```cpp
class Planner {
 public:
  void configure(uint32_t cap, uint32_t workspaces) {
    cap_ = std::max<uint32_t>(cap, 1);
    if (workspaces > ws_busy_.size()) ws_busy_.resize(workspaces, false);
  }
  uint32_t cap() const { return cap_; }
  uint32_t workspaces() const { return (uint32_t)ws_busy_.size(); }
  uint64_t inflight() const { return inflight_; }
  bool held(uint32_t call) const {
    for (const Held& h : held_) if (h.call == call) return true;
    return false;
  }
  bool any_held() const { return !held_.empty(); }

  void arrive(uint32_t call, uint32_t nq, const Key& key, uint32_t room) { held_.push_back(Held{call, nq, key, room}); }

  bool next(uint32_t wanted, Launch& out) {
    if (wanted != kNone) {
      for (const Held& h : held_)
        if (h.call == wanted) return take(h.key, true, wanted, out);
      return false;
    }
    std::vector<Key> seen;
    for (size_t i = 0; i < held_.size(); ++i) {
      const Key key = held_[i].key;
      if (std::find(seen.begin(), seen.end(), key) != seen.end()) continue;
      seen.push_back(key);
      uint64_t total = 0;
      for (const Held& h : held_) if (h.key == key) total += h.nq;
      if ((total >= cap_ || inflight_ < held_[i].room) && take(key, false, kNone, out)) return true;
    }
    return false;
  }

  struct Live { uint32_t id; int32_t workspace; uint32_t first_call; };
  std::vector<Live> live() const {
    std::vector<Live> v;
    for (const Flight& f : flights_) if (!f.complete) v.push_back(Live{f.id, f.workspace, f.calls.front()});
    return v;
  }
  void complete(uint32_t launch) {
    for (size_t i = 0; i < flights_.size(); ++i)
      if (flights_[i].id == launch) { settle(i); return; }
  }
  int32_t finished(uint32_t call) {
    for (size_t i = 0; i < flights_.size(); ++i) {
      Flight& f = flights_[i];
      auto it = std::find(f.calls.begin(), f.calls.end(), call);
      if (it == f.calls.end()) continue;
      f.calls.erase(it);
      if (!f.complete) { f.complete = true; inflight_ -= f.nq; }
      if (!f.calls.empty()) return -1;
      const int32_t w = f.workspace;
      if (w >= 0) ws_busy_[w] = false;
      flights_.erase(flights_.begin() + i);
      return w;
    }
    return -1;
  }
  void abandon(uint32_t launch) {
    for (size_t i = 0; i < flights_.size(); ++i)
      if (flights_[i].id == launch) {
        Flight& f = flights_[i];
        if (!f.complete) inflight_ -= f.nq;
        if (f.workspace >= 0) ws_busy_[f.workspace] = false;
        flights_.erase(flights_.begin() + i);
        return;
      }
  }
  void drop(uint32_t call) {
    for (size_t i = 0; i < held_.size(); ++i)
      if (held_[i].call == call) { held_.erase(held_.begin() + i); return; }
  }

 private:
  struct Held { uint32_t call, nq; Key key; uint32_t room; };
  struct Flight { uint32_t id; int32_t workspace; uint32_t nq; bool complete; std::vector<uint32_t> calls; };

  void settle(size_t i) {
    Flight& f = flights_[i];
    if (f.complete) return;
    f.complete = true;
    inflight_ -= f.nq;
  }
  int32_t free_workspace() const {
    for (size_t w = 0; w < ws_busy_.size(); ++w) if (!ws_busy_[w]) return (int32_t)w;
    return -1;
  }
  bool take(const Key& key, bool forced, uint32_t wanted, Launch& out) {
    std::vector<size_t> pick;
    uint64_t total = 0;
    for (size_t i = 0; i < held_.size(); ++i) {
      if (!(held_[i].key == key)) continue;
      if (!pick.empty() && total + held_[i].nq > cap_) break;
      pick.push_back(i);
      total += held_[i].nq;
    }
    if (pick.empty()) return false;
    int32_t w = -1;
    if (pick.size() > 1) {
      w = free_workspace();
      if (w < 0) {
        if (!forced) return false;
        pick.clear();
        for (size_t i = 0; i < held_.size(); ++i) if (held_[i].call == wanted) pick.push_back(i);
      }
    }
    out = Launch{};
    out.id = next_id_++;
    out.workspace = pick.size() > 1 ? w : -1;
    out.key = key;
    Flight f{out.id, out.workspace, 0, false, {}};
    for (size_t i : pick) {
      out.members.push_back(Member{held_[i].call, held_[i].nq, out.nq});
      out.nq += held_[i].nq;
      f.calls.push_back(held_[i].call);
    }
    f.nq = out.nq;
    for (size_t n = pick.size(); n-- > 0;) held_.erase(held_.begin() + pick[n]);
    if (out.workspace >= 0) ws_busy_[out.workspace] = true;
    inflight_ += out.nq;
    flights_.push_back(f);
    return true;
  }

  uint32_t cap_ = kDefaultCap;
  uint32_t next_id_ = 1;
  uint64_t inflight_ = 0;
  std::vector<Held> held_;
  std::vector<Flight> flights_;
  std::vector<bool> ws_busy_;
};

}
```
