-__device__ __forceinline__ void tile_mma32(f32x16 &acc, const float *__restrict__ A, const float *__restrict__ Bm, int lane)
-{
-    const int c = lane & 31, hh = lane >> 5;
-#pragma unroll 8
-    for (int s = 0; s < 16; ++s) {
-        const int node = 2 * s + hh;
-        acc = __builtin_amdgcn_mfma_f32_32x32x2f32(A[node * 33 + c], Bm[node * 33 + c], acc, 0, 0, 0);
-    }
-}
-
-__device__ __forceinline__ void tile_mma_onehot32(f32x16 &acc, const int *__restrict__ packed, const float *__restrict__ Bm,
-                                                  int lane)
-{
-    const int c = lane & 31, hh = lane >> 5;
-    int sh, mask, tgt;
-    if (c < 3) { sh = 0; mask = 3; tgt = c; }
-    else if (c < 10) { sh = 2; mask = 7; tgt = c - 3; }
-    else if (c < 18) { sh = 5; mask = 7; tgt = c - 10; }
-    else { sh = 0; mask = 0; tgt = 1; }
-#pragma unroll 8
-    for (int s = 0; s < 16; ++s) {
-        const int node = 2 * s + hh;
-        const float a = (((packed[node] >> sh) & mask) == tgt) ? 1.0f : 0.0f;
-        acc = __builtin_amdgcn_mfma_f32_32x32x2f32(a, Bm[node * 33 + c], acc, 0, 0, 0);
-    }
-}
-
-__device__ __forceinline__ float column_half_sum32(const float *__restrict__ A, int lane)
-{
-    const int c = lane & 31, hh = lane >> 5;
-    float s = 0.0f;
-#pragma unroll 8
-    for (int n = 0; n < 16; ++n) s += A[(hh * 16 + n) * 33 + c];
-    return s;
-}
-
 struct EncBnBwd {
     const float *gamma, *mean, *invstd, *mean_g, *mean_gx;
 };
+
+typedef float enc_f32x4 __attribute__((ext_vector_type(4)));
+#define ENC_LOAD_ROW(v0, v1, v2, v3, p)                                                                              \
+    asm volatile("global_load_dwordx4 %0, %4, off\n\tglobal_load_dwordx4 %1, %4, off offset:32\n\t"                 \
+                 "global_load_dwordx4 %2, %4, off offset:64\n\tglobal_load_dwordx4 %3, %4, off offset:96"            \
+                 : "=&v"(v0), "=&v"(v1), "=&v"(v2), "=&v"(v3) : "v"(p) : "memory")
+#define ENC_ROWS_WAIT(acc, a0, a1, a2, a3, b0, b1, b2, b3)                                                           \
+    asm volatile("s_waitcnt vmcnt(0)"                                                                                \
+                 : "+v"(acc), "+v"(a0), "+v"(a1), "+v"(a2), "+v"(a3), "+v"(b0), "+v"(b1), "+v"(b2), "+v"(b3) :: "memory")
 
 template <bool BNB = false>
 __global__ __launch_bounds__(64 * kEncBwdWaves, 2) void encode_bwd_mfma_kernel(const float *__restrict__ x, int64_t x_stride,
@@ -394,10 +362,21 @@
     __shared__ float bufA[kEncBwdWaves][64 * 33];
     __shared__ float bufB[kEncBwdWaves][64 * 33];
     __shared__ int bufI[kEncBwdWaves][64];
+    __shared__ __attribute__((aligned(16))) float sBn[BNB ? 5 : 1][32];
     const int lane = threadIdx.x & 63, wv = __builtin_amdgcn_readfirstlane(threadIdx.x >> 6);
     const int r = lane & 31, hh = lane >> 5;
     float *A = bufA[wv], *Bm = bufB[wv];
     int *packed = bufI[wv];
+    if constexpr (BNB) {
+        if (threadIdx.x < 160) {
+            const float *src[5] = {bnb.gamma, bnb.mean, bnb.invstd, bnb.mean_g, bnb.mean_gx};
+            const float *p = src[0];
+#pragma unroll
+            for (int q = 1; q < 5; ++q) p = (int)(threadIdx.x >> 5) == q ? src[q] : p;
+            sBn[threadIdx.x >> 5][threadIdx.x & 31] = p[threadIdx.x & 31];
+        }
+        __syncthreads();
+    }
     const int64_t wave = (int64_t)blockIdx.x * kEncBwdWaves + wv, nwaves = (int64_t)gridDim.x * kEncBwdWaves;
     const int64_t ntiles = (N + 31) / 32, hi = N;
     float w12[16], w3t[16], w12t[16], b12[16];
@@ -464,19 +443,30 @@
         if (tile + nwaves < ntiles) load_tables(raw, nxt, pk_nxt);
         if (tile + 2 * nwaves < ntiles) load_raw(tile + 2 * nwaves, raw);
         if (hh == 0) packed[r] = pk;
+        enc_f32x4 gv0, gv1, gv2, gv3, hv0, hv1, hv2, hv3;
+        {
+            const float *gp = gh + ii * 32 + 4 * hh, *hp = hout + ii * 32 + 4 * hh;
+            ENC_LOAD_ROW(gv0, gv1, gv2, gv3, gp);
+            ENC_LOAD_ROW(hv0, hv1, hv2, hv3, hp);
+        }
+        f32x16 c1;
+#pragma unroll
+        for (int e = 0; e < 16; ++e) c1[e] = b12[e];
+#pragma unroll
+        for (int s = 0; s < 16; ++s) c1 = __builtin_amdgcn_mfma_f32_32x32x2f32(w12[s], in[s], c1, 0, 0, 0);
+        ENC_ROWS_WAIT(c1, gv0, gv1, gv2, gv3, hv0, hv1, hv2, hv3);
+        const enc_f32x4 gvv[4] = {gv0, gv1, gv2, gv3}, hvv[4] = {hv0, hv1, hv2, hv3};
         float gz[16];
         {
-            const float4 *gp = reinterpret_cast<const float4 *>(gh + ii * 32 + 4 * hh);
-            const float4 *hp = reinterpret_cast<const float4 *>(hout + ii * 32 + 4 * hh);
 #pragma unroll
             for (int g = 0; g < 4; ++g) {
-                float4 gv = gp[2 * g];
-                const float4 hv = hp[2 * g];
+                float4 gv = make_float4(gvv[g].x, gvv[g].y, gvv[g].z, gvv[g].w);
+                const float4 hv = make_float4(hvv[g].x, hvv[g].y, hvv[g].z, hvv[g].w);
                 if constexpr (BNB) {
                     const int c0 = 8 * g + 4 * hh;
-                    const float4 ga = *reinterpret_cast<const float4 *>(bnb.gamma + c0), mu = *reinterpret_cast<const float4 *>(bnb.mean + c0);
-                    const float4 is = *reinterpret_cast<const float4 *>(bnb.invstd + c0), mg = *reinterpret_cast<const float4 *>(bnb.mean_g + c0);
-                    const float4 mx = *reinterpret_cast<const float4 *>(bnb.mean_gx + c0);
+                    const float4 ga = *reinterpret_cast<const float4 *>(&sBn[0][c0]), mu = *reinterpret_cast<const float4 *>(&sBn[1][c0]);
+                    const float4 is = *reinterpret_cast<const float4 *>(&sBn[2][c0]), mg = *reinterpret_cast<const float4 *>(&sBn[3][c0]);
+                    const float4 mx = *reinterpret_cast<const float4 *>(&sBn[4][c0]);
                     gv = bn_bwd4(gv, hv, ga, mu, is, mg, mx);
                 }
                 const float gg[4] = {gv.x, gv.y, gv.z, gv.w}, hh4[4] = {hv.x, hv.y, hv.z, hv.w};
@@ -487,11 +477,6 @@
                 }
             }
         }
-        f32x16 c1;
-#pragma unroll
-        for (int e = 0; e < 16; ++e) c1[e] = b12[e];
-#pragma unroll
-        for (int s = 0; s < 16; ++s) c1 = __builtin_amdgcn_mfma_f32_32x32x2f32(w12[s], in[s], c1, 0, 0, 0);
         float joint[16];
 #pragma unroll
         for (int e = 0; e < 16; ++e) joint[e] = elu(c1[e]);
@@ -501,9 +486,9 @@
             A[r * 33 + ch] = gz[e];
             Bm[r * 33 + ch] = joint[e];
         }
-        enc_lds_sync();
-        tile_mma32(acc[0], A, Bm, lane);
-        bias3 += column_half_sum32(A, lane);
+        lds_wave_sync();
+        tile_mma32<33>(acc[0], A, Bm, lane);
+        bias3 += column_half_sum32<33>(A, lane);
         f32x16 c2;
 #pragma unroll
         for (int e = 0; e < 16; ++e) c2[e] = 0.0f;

### ACTION ITEM
Report each line of the material in which the string "void" occurs.

### RESPONSE TO THIS EXERCISE
  void configure(uint32_t cap, uint32_t workspaces) {
  void arrive(uint32_t call, uint32_t nq, const Key& key, uint32_t room) { held_.push_back(Held{call, nq, key, room}); }
  void complete(uint32_t launch) {
  void abandon(uint32_t launch) {
  void drop(uint32_t call) {
  void settle(size_t i) {
-__device__ __forceinline__ void tile_mma32(f32x16 &acc, const float *__restrict__ A, const float *__restrict__ Bm, int lane)
-__device__ __forceinline__ void tile_mma_onehot32(f32x16 &acc, const int *__restrict__ packed, const float *__restrict__ Bm,
 __global__ __launch_bounds__(64 * kEncBwdWaves, 2) void encode_bwd_mfma_kernel(const float *__restrict__ x, int64_t x_stride,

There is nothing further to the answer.